The Story of The Past - Part 1

            Terik matahari bersinar pekat bagai membakar isi bumi. Udara yang berhembus terasa seperti radiator pendingin ruangan. Membuat peluh berjatuhan dan kulit menjadi semerah kepiting rebus.

            Gadis manis itu berdecak kagum menatap gedung Bintang International High School. Ia menganga tak percaya bisa berada di depan gerbang BIHS. Gadis itu tak henti-hentinya menggeleng-gelengkan kepala, terperangah melihat gedung yang berdiri dengan gagah di hadapannya. Bangunan yang menjulang tinggi, bak berusaha menggapai langit. Seperti namanya, gedung berlantai 8 itu adalah salah satu sekolah bergengsi yang bersinar di Ibu Kota. Tidak hanya butuh uang banyak, untuk menembus BIHS juga diperlukan otak yang cemerlang.

            Bagi gadis manis ini, mendapatkan beasiswa di sekolah bergengsi ini tentu merupakan prestasi terbesar yang pernah diraihnya dalam hidup. Bahkan sebelumnya, Ia tidak pernah bermimpi untuk dapat memasuki kawasan elit BIHS ini, walaupun hanya untuk sekedar survey.

            Ia mendapat beasiswa atas prestasinya di musik dan pelajaran Matematika. Ia beberapa kali menjuarai olimpiade Matematika. Bahkan sampai tingkat nasional.

            "Dek, ngapain berdiri di situ?"
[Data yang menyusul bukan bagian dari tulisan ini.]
# francescofugazzi/3dgsconverter

Hardware: NVIDIA H100
Metric: Msplats/s SOR k=16 (higher is better)
Workload: dtype f32

## Files before the change

### 3dgsconverter_b200/csrc/gsx_abi.cu

```cuda
#include "../../include/gsx.h"

#include "gsx_common.cuh"
#include "gsx_compact.cuh"
#include "gsx_compressed_ply.cuh"
#include "gsx_density.cuh"
#include "gsx_hostcopy.cuh"
#include "gsx_hostrows.cuh"
#include "gsx_kmeans.cuh"
#include "gsx_knn_exact.cuh"
#include "gsx_masks.cuh"
#include "gsx_morton.cuh"
#include "gsx_ply.cuh"
#include "gsx_radix.cuh"
#include "gsx_readers.cuh"
#include "gsx_records.cuh"
#include "gsx_sog.cuh"
#include "gsx_sog_decode.cuh"
#include "gsx_sor.cuh"
#include "gsx_splat_codecs.cuh"

#include <atomic>
#include <math.h>
#include <stdarg.h>
#include <stdio.h>
// ... 166 lines not shown
int gsx_sor_build_from_sorted(const float* spos4_dev, const uint8_t* flags_dev, int64_t n, const float* bmin_host,
                              float cell, void* ws, int64_t ws_bytes, void* stream) {
    SorWs w;
    int rc = carve_grid_checked(ws, ws_bytes, n, w);
    if (rc) return rc;
    GSX_REQUIRE(cell > 0.f, GSX_ERR_ARG, "sor: cell size must be > 0");
    return sor_build_from_sorted((const float4*)spos4_dev, flags_dev, n, bmin_host, cell, w, (cudaStream_t)stream);
}

int gsx_sor_mean_dists_range(int64_t n, int64_t q_begin, int64_t q_end, int32_t k, int32_t hash_mode,
                             const float* bmin_host, float cell, void* ws, int64_t ws_bytes, float* final_means_dev,
                             unsigned long long* stats_dev, void* stream) {
    SorWs w;
    int rc = carve_grid_checked(ws, ws_bytes, n, w);
    if (rc) return rc;
    return sor_mean_dists(w, q_begin, q_end, 1, 0, k, hash_mode, bmin_host, cell, final_means_dev, stats_dev,
                          (cudaStream_t)stream);
}

int gsx_sor_mean_dists_strided(int64_t n, int32_t stride, int32_t phase, int32_t k, int32_t hash_mode,
                               const float* bmin_host, float cell, void* ws, int64_t ws_bytes, float* final_means_dev,
                               unsigned long long* stats_dev, void* stream) {
    SorWs w;
    int rc = carve_grid_checked(ws, ws_bytes, n, w);
    if (rc) return rc;
    return sor_mean_dists(w, 0, n, stride, phase, k, hash_mode, bmin_host, cell, final_means_dev, stats_dev,
                          (cudaStream_t)stream);
}

int gsx_sor_mean_dists(int64_t n, int32_t k, int32_t hash_mode, const float* bmin_host, float cell, void* ws,
                       int64_t ws_bytes, float* final_means_dev, unsigned long long* stats_dev, void* stream) {
    return gsx_sor_mean_dists_range(n, 0, n, k, hash_mode, bmin_host, cell, ws, ws_bytes, final_means_dev, stats_dev,
                                    stream);
}

int64_t gsx_mean_std_workspace_bytes(int64_t n) { return (int64_t)mean_std_ws_bytes(n); }

int gsx_mean_std_f32(const float* a_dev, int64_t n, float* out_dev, void* ws, int64_t ws_bytes, void* stream) {
    return mean_std_f32(a_dev, n, out_dev, ws, (size_t)ws_bytes, (cudaStream_t)stream);
}

int64_t gsx_pairwise_slots(int64_t n) { return pairwise_slots(n); }

int gsx_pairwise_leaves_dist(const float* a_local_dev, int64_t base, int64_t n_local, int64_t n_global, int32_t sq,
                             const float* meanstd_dev, const float* halo_dev, const int64_t* bases_dev, int32_t world,
                             float* slot_dev, void* stream) {
    return pairwise_leaves_dist(a_local_dev, base, n_local, n_global, sq, meanstd_dev, halo_dev,
                                (const long long*)bases_dev, world, slot_dev, (cudaStream_t)stream);
}

int gsx_pairwise_finish(float* slot_dev, int64_t n_global, int32_t sq, float* meanstd_dev, void* stream) {
    GSX_REQUIRE(n_global >= 1, GSX_ERR_ARG, "pairwise_finish: n must be >= 1");
    return pairwise_finish(slot_dev, n_global, sq, meanstd_dev, (cudaStream_t)stream);
}

int gsx_threshold_mask(const float* a_dev, int64_t n, const float* meanstd_dev, float threshold_factor,
                       uint8_t* mask_dev, void* stream) {
    return threshold_mask(a_dev, n, meanstd_dev, threshold_factor, mask_dev, (cudaStream_t)stream);
}

int gsx_sor_filter_device(const float* xyz_dev, int64_t n, int32_t k, float threshold_factor, int32_t hash_mode,
                          uint8_t* mask_dev, float* means_dev, void* ws, int64_t ws_bytes, void* stream) {
    cudaStream_t st = (cudaStream_t)stream;
    SorWs w;
    int rc = carve_checked(ws, ws_bytes, n, w);
    if (rc) return rc;
// ... 419 lines not shown
```

### 3dgsconverter_b200/csrc/gsx_sor.cu

```cuda
#include "gsx_common.cuh"
#include "gsx_sor.cuh"

#include "gsx_radix.cuh"
#include <math.h>

namespace gsx {

#define GSX_D2LIM_BITS 0x60ad78ebu
#define GSX_FULL 0xffffffffu

constexpr int kCellCodeBits = 15;
constexpr float kCellCodeScale = (float)(1 << (kCellCodeBits / 3));
constexpr float kCellCodeMax = kCellCodeScale - 1.f;
constexpr int kSmallBucket = 64;
constexpr int kQueryBatch = 16;
constexpr int kMergeThreshold = 9;
constexpr int kKnnMinBlocks = 8;
constexpr int kFlatSupers = 8;
const char* sor_build_info() {
    return "knn=r02c;epi_smem=1;first_sort=1;query_batch=16;minblocks=8;merge_threshold=9;small_bucket=64;"
           "flat_supers=8;knn16=0;tma=0;i32=1;cell_order=hilbert15";
}


SorWs sor_carve(void* ws, int64_t ws_bytes, int64_t n, size_t sort_ws_bytes) {
    SorWs w;
    Carver c(ws, (size_t)ws_bytes);
    int64_t nchunk = (n + 31) / 32, nsuper = (nchunk + 31) / 32;
    w.n = n;
    w.spos = c.take<float4>(n);
    w.tab_se = c.take<int2>(n);
    w.tab_box = c.take<float4>(2 * n);
    w.startbits = c.take<uint32_t>(nchunk);
    w.cellbits = c.take<uint32_t>(nchunk);
    w.bigbits = c.take<uint32_t>(nchunk);
    w.startlist = c.take<uint32_t>(n / 8 + 1024);
    w.caabb = c.take<float4>(2 * nchunk);
    w.saabb = c.take<float4>(2 * nsuper);
    w.partial = c.take<float>(6 * 1024);
    w.minmax = c.take<float>(8);
    w.counters = c.take<unsigned int>(64);
    w.stats = c.take<unsigned long long>(8);
    w.meanstd = c.take<float>(8);
    w.ms_bytes = mean_std_ws_bytes(n);
    w.ms_ws = c.take<char>(w.ms_bytes);
    w.grid_total = align_up(c.off, 256);
    w.keys0 = c.take<uint64_t>(n);
    w.keys1 = c.take<uint64_t>(n);
    w.sort_ws_bytes = sort_ws_bytes;
    w.sort_ws = c.take<char>(sort_ws_bytes);
    w.total = align_up(c.off, 256);
    w.ok = c.ok();
    w.grid_ok = w.grid_total <= (size_t)(ws_bytes > 0 ? ws_bytes : 0);
// ... 729 lines not shown
    const unsigned tail_blocks = (sl.capacity + 255) / 256;
    k_sor_bucket_tail<<<tail_blocks, 256, 0, st>>>(w.spos, flags, n, bmin[0], bmin[1], bmin[2], cell, M64, w.tab_se,
                                                   w.tab_box, w.bigbits, sl);
    GSX_KERNEL_CHECK();
    k_sor_big_buckets<<<sm_count() * 8, 256, 0, st>>>(w.bigbits, w.startbits, w.spos, w.caabb, n, bmin[0], bmin[1], bmin[2],
                                                      cell, M64, w.tab_se, w.tab_box, sl);
    GSX_KERNEL_CHECK();
    const int resident = sm_count() * 2;
    k_sor_finish_gated<<<resident, 1024, 0, st>>>(w.spos, n, bmin[0], bmin[1], bmin[2], cell, M64, w.tab_se, w.startbits,
                                                  w.cellbits, w.caabb, w.saabb, sl.count + 1);
    GSX_KERNEL_CHECK();
    k_sor_bucket_boxes_gated<<<resident * 4, 256, 0, st>>>(w.startbits, w.spos, w.caabb, w.tab_se, n, bmin[0], bmin[1],
                                                           bmin[2], cell, M64, w.tab_box, sl.count + 1);
    GSX_KERNEL_CHECK();
    return GSX_OK;
}


__device__ __forceinline__ uint32_t probe_hash(int nx, int ny, int nz, uint32_t n, uint64_t M, int mode) {
    if (mode == GSX_HASH_MODE_I32WRAP) {
        int32_t h = (int32_t)((uint32_t)nx * 73856093u) ^ (int32_t)((uint32_t)ny * 19349663u) ^
                    (int32_t)((uint32_t)nz * 83492791u);
        uint32_t a = h < 0 ? (uint32_t)(-(int64_t)h) : (uint32_t)h;
        uint32_t r = fastmod_u32(a, M, n);
        return h < 0 ? (r ? n - r : 0u) : r;
    } else {
        int64_t h = ((int64_t)nx * 73856093LL) ^ ((int64_t)ny * 19349663LL) ^ ((int64_t)nz * 83492791LL);
        int64_t r = h % (int64_t)n;
        if (r < 0) r += n;
        return (uint32_t)r;
    }
}

__device__ __forceinline__ float box_lb(const float4* __restrict__ aabb, int64_t id, float qx, float qy, float qz) {
    float4 a = __ldg(aabb + 2 * id), b = __ldg(aabb + 2 * id + 1);
    float dx = fmaxf(fmaxf(__fsub_rn(a.x, qx), __fsub_rn(qx, a.w)), 0.f);
    float dy = fmaxf(fmaxf(__fsub_rn(a.y, qy), __fsub_rn(qy, b.x)), 0.f);
    float dz = fmaxf(fmaxf(__fsub_rn(a.z, qz), __fsub_rn(qz, b.y)), 0.f);
    return __fadd_rn(__fadd_rn(__fmul_rn(dx, dx), __fmul_rn(dy, dy)), __fmul_rn(dz, dz));
}

__device__ __forceinline__ float cmpx(float v, int j, bool take_min) {
    float o = __shfl_xor_sync(GSX_FULL, v, j);
    return take_min ? fminf(v, o) : fmaxf(v, o);
}

__device__ __forceinline__ float warp_sort32(float v, int lane) {
#pragma unroll
    for (int k = 2; k <= 32; k <<= 1) {
#pragma unroll
        for (int j = k >> 1; j > 0; j >>= 1) v = cmpx(v, j, ((lane & k) == 0) == ((lane & j) == 0));
    }
    return v;
}

template <int NREG>
struct TopK {
    float v0, v1;
    float tau;
    int K;
    __device__ __forceinline__ void init(int k) {
        K = k;
        v0 = v1 = tau = __uint_as_float(GSX_D2LIM_BITS);
    }
    __device__ __forceinline__ void refresh_tau() {
        tau = (NREG == 2 && K > 32) ? __shfl_sync(GSX_FULL, v1, K - 33) : __shfl_sync(GSX_FULL, v0, K - 1);
    }
    __device__ __forceinline__ void insert(float x, int lane) {
        float up0 = __shfl_up_sync(GSX_FULL, v0, 1);
        if (NREG == 2) {
            float top0 = __shfl_sync(GSX_FULL, v0, 31);
            float up1 = __shfl_up_sync(GSX_FULL, v1, 1);
            if (lane == 0) up1 = top0;
            if (v1 > x) v1 = fmaxf(up1, x);
        }
        if (lane == 0) up0 = 0.f;
        if (v0 > x) v0 = fmaxf(up0, x);
        refresh_tau();
    }
    __device__ __forceinline__ void merge32(float nv, int lane) {
        nv = warp_sort32(nv, lane);
        if (__all_sync(GSX_FULL, v0 == __uint_as_float(GSX_D2LIM_BITS))) {
            v0 = nv;
            refresh_tau();
            return;
        }
        float r = __shfl_sync(GSX_FULL, nv, 31 - lane);
        float m = fminf(v0, r);
#pragma unroll
        for (int j = 16; j > 0; j >>= 1) m = cmpx(m, j, (lane & j) == 0);
        v0 = m;
        refresh_tau();
    }
};

typedef int pos_t;

template <int NREG, bool STATS>
__device__ __forceinline__ void scan32(const float4* __restrict__ spos, pos_t j, bool valid, float qx, float qy,
                                       float qz, TopK<NREG>& tk, int lane, unsigned long long& n_scanned) {
    float d2 = INFINITY;
    if (valid) {
        float4 c = __ldg(spos + j);
        float ax = __fsub_rn(qx, c.x), ay = __fsub_rn(qy, c.y), az = __fsub_rn(qz, c.z);
        d2 = __fadd_rn(__fadd_rn(__fmul_rn(ax, ax), __fmul_rn(ay, ay)), __fmul_rn(az, az));
    }
    if (STATS) n_scanned += __popc(__ballot_sync(GSX_FULL, valid));
    bool pass = valid && d2 > 1.0e-12f && d2 < tk.tau;
    unsigned m = __ballot_sync(GSX_FULL, pass);
    if (NREG == 1 && __popc(m) >= kMergeThreshold) {
        tk.merge32(pass ? d2 : __uint_as_float(GSX_D2LIM_BITS), lane);
        return;
    }
    while (m) {
        int src = __ffs(m) - 1;
        m &= m - 1;
        float x = __shfl_sync(GSX_FULL, d2, src);
        if (x < tk.tau) tk.insert(x, lane);
    }
}
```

            Suara seorang satpam membuyarkan lamunannya. Gadis itu lantas menoleh, lalu menunjukan cengirannya pada satpam tersebut. Ia melangkah masuk ke dalam gerbang.
°°°°°

            "Ify, silahkan masuk!"

            Seluruh murid di kelas X-IPA 1 memicingkan matanya menatap siswi baru yang kini sudah berdiri di depan kelas. Seorang gadis bertubuh mungil dengan gaya yang sedikit, ehem... tertinggal.

            "Silahkan perkenalkan diri, Ify," Ify mengangguk.

            "Selamat pagi teman-teman. Nama saya, Ify."

            "Ada yang ingin bertanya?" tanya sang guru.

            "Lo pernah ke luar negeri mana aja?" tanya salah satu siswi dengan nada meremehkan.

            "Waktu kecil, saya pernah ke Singapure."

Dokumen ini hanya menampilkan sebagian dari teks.